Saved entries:
- - -
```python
class KernelMap:

    def __init__(self, nbr, nbr_inv, n_in, n_out, symmetric, out_coords):
        self.nbr = nbr
        self.nbr_inv = nbr_inv
        self.n_in = int(n_in)
        self.n_out = int(n_out)
        self.k = int(nbr.shape[0])
        self.symmetric = bool(symmetric)
        self.out_coords = out_coords
        self._rulebook = None
        self._pairs = None
        self._sorted = {}
        self._pair_schedule = None
        self.tag = None

    def _note(self, use):
        if self.tag is not None:
            uses = KMAP_USES.get(self.tag)
            if uses is None:
                uses = KMAP_USES[self.tag] = set()
            uses.add(use)

    def prebuild(self, uses):
        for use in sorted(uses, key=repr):
            if use == 'pair_schedule':
                self.pair_schedule()
            elif use == 'pairs_plan':
                self.pairs_plan()
            elif use[0] == 'schedule' and (not use[1] or self.nbr_inv is not None):
                self.schedule(use[1])

    def sorted_table(self, inverse=False):
        return self.schedule(inverse).tiles()

    def schedule(self, inverse=False):
        hit = self._sorted.get(inverse)
        if hit is None:
            self._note(('schedule', bool(inverse)))
            hit = TileSchedule(self.nbr_inv if inverse else self.nbr)
            self._sorted[inverse] = hit
        return hit

    def pair_schedule(self):
        if self._pair_schedule is None:
            self._note('pair_schedule')
            self._pair_schedule = PairSchedule(self.nbr, self.n_in)
        return self._pair_schedule

    def pairs_plan(self):
        if self._pairs is None:
            self._note('pairs_plan')
            k, n_out = self.k, self.n_out
            dev = self.nbr.device
            nblocks = max((n_out + 1023) // 1024, 1)
            nbsizes = torch.zeros(k, dtype=torch.int32, device=dev)
            block_counts = torch.empty(k, nblocks, dtype=torch.int32, device=dev)
            cap = max(min(k * n_out, self.n_in * k), 1)
            pairs = torch.empty(cap, 2, dtype=torch.int32, device=dev)
            plan = torch.empty(L.load().u2mkd_wgrad_plan_ints(k), dtype=torch.int32, device=dev)
            if n_out:
                L.call('u2mkd_kmap_sizes', L.ptr(self.nbr), n_out, k, L.ptr(nbsizes), L.ptr(block_counts), L.stream())
                L.call('u2mkd_kmap_compact', L.ptr(self.nbr), n_out, k, L.ptr(nbsizes), L.ptr(block_counts),
                       L.ptr(pairs), L.stream())
            L.call('u2mkd_wgrad_plan', L.ptr(nbsizes), k, n_out, L.ptr(plan), L.stream())
            self._pairs = (pairs, nbsizes, plan)
        return self._pairs

    def rulebook(self):
        if self._rulebook is None:
# ... 20 lines not shown

def build_kmap(coords: torch.Tensor, tensor_stride, kernel_size, stride, out_coords=None) -> KernelMap:
    coords = _i32(coords).contiguous()
    L.require_cuda(coords)
    dev = coords.device
    n_in = coords.shape[0]
    offsets = get_kernel_offsets(kernel_size, stride=tensor_stride, device=dev)
    k = offsets.shape[0]
    table = coords_table(coords)
    strided = any(s > 1 for s in stride)
    if not strided:
        out_coords = coords
    elif out_coords is None:
        out_coords = spdownsample(coords, stride, kernel_size, tensor_stride)
    n_out = out_coords.shape[0]
    nbr = torch.empty(k, n_out, dtype=torch.int32, device=dev)
    L.call('u2mkd_kmap_build_table', L.ptr(table.buf), n_in, L.ptr(out_coords), n_out, L.ptr(offsets), k,
           L.ptr(nbr), L.stream())
    symmetric = (not strided) and (k % 2 == 1)
    nbr_inv = None
    if not symmetric:
        nbr_inv = torch.full((k, n_in), -1, dtype=torch.int32, device=dev)
        L.call('u2mkd_kmap_invert', L.ptr(nbr), n_out, k, n_in, L.ptr(nbr_inv), L.stream())
    return KernelMap(nbr, nbr_inv, n_in, n_out, symmetric, out_coords)


def prefetch_kmaps(x: SparseTensor, specs, level_coords=None, tag=None) -> None:
    coords, ts = x.coords, x.stride
    x.cmaps.setdefault(ts, coords)
    one = (1, 1, 1)
    for kernel_size, stride in specs:
        kernel_size, stride = make_ntuple(kernel_size, ndim=3), make_ntuple(stride, ndim=3)
        key = (ts, kernel_size, stride, one)
        kmap = x.kmaps.get(key)
        if kmap is None:
            nxt = None
            if level_coords is not None and stride != one:
                nxt = level_coords.get(tuple(ts[k] * stride[k] for k in range(3)))
            kmap = x.kmaps[key] = build_kmap(coords, ts, kernel_size, stride, out_coords=nxt)
            if tag is not None and _PREFETCH_PLANS and 'B' in _PREFETCH_PARTS:
                kmap.tag = (tag, key)
                kmap.prebuild(KMAP_USES.get(kmap.tag, ()))
        if stride != one:
            coords, ts = kmap.out_coords, tuple(ts[k] * stride[k] for k in range(3))
            x.cmaps.setdefault(ts, coords)


# ... 786 lines not shown
```

Before: 1.282 million.

## Store pair-conv rows directly with fused BN epilogue for non-overlapping strided kernels

When kernel size equals the stride (≤2), every input row belongs to exactly one pair, so the swapped (transposed) pair conv can write each result straight to its destination row. The gather-sum pass and the scratch buffer are skipped, and the optional scale/shift/residual/ReLU epilogue is applied inside the kernel. This removes one intermediate buffer round-trip and one kernel launch for these layers. It adds a new ROWS template variant and depends on the single-pair-per-row assumption being correct.

```diff
diff --git a/include/u2mkd_hip.h b/include/u2mkd_hip.h
--- a/include/u2mkd_hip.h
+++ b/include/u2mkd_hip.h
@@ -108,6 +108,11 @@
                                     int32_t k, float *y, u2mkd_stream_t s);
 int u2mkd_linear_forward_f16x2(const float *x, int64_t n, int32_t cin, const void *wf, int32_t cout, const float *bias,
                                float *y, u2mkd_stream_t s);
+int u2mkd_conv_forward_pairs_rows(const float *in, int64_t n_in, int32_t cin, const void *wf, int32_t cout,
+                                   const int32_t *pair_idx, const int32_t *pair_dst, const int32_t *tile_k, const int32_t *meta,
+                                   int64_t capacity, int32_t k, int32_t arith, int64_t n_rows, const float *scale ,
+                                   const float *shift , const float *res ,
+                                   int32_t relu, float *out , u2mkd_stream_t s);
 int u2mkd_pairs_gather_sum(const float *y, const int32_t *pos , int64_t n_rows, int32_t k, int32_t cout,
                            float *out , u2mkd_stream_t s);
 int u2mkd_kmap_rowmask(const int32_t *nbr , int64_t n_out, int32_t k, int32_t *mask ,
diff --git a/u2mkd_amd/_lib.py b/u2mkd_amd/_lib.py
--- a/u2mkd_amd/_lib.py
+++ b/u2mkd_amd/_lib.py
@@ -67,6 +67,7 @@
     'u2mkd_conv_pairs_f16x2_supported': (_i32, [_i32, _i32]),
     'u2mkd_conv_forward_pairs_f16x2': (C.c_int, [_p, _i64, _i32, _p, _i32, _p, _p, _p, _i64, _i32, _p, _p]),
     'u2mkd_linear_forward_f16x2': (C.c_int, [_p, _i64, _i32, _p, _i32, _p, _p, _p]),
+    'u2mkd_conv_forward_pairs_rows': (C.c_int, [_p, _i64, _i32, _p, _i32, _p, _p, _p, _p, _i64, _i32, _i32, _i64, _p, _p, _p, _i32, _p, _p]),
     'u2mkd_pairs_capacity': (_i64, [_i64, _i64, _i32]),
     'u2mkd_pairs_build': (C.c_int, [_p, _i64, _i64, _i32, _p, _p, _p, _p, _p, _p, _p, _p, _p]),
     'u2mkd_pairs_gather_sum': (C.c_int, [_p, _p, _i64, _i32, _i32, _p, _p]),
diff --git a/u2mkd_amd/csrc/conv.hip b/u2mkd_amd/csrc/conv.hip
--- a/u2mkd_amd/csrc/conv.hip
+++ b/u2mkd_amd/csrc/conv.hip
@@ -1160,6 +1160,24 @@
     int rc = launch_conv_px3("u2mkd_conv_forward_pairs_f16x2", in, cin, reinterpret_cast<const float *>(wf), cout, pair_idx,
                              tile_k, meta + 1, capacity, y, as_stream(s), false, k);
     U2_REQUIRE(rc >= 0, "u2mkd_conv_forward_pairs_f16x2: cin=%d and cout=%d must be multiples of 32", cin, cout);
+    return rc;
+}
+
+int u2mkd_conv_forward_pairs_rows(const float *in, int64_t n_in, int32_t cin, const void *wf, int32_t cout,
+                                   const int32_t *pair_idx, const int32_t *pair_dst, const int32_t *tile_k, const int32_t *meta,
+                                   int64_t capacity, int32_t k, int32_t arith, int64_t n_rows, const float *scale,
+                                   const float *shift, const float *res, int32_t relu, float *out, u2mkd_stream_t s) {
+    if (capacity == 0 || n_rows == 0) return 0;
+    U2_REQUIRE(in && wf && pair_idx && pair_dst && tile_k && meta && out, "u2mkd_conv_forward_pairs_rows: null pointer");
+    U2_REQUIRE(k > 0 && n_in > 0 && capacity % 64 == 0, "u2mkd_conv_forward_pairs_rows: the capacity must be a multiple of 64");
+    U2_REQUIRE(arith == 2 || arith == 4, "u2mkd_conv_forward_pairs_rows: arith=%d must be 2 (bf16x3) or 4 (f16x2)", arith);
+    U2_REQUIRE(n_rows > 0 && n_rows < ((int64_t)1 << 31), "u2mkd_conv_forward_pairs_rows: %lld rows out of range", (long long)n_rows);
+    U2_REQUIRE((scale == nullptr) == (shift == nullptr) && (scale || !res),
+               "u2mkd_conv_forward_pairs_rows: scale and shift come together, a residual only with them");
+    const Px3Rows rows{pair_dst, n_rows, scale, shift, res, (int)relu};
+    int rc = launch_conv_px3("u2mkd_conv_forward_pairs_rows", in, cin, reinterpret_cast<const float *>(wf), cout, pair_idx,
+                             tile_k, meta + 1, capacity, out, as_stream(s), false, arith == 4 ? k : 0, &rows);
+    U2_REQUIRE(rc >= 0, "u2mkd_conv_forward_pairs_rows: cin=%d and cout=%d must be multiples of 32", cin, cout);
     return rc;
 }
 
diff --git a/u2mkd_amd/csrc/conv_internal.h b/u2mkd_amd/csrc/conv_internal.h
--- a/u2mkd_amd/csrc/conv_internal.h
+++ b/u2mkd_amd/csrc/conv_internal.h
@@ -72,9 +72,16 @@
 int launch_weight_fragments_batch(const int64_t *jobs, int n_jobs, int64_t total_units, hipStream_t st);
 
 bool conv_px3_supported(int cin, int cout);
+struct Px3Rows {
+    const int32_t *dst_idx;
+    int64_t n_rows;
+    const float *scale, *shift, *res;
+    int relu;
+};
 int launch_conv_px3(const char *who, const float *in, int cin, const float *wf, int cout, const int32_t *pair_idx,
                     const int32_t *tile_k, const int32_t *n_tiles, int64_t capacity, float *y, hipStream_t st, bool b16 = false,
-                    int f16x2_k = 0 );
+                    int f16x2_k = 0 ,
+                    const Px3Rows *rows = nullptr);
 int launch_linear_px3(const char *who, const float *in, int64_t n_rows, int cin, const float *wf, int cout,
                       const float *bias, float *y, hipStream_t st, bool b16 = false, bool f16x2 = false);
 
diff --git a/u2mkd_amd/csrc/conv_px3.hip b/u2mkd_amd/csrc/conv_px3.hip
--- a/u2mkd_amd/csrc/conv_px3.hip
+++ b/u2mkd_amd/csrc/conv_px3.hip
@@ -27,13 +27,16 @@
     return __int_as_float(__builtin_amdgcn_update_dpp(0, __float_as_int(v), CTRL, 0xf, 0xf, true));
 }
 
-template <int NW, int NBW, bool DENSE = false, bool B16 = false, int SC = 32, int TL = 1, bool F2 = false>
+template <int NW, int NBW, bool DENSE = false, bool B16 = false, int SC = 32, int TL = 1, bool F2 = false, bool ROWS = false>
 __global__ void __launch_bounds__(64 * NW)
 conv_px3_kernel(const float *__restrict__ in, int cin, const float *__restrict__ wf, int cout,
                 const int32_t *__restrict__ pair_idx, const int32_t *__restrict__ tile_k,
                 const int32_t *__restrict__ n_tiles, float *__restrict__ y, const float *__restrict__ bias = nullptr,
-                int n_rows = 0, int k_total = 1) {
+                int n_rows = 0, int k_total = 1, const int32_t *__restrict__ dst_idx = nullptr,
+                const float *__restrict__ ep_scale = nullptr, const float *__restrict__ ep_shift = nullptr,
+                const float *__restrict__ ep_res = nullptr, int ep_relu = 0) {
     static_assert(B16 ? (SC == 32 || SC == 64) : SC == 32, "step width");
+    static_assert(!(ROWS && (DENSE || B16)), "the one-pair-per-row store is a form of the fp32 pair schedule");
     static_assert(!(F2 && B16), "f16x2 is an arithmetic of fp32 rows");
     constexpr int NT = 64 * NW, TN = 16 * NW * NBW;
     constexpr int RS = 192;
@@ -187,6 +190,12 @@
 
     auto step = [&](auto U, int i) __attribute__((always_inline)) {
         constexpr int u = decltype(U)::value;
+        int drow[RB];
+        if (ROWS) {
+            const int32_t *pd = dst_idx + (size_t)unit_of(tc) * RU + r;
+#pragma unroll
+            for (int rb = 0; rb < RB; ++rb) drow[rb] = pd[16 * rb];
+        }
         const int kcur = __builtin_amdgcn_readfirstlane(kw);
         issue_B(kcur, __builtin_amdgcn_readfirstlane(cw), sw, bw[u ^ 1]);
         issue_G(gix, sg, g[u]);
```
- - -
Aim of the exercise: Whenever "with" occurs in a line of the entries, copy that line.

Exercise solution:
## Store pair-conv rows directly with fused BN epilogue for non-overlapping strided kernels
+               "u2mkd_conv_forward_pairs_rows: scale and shift come together, a residual only with them");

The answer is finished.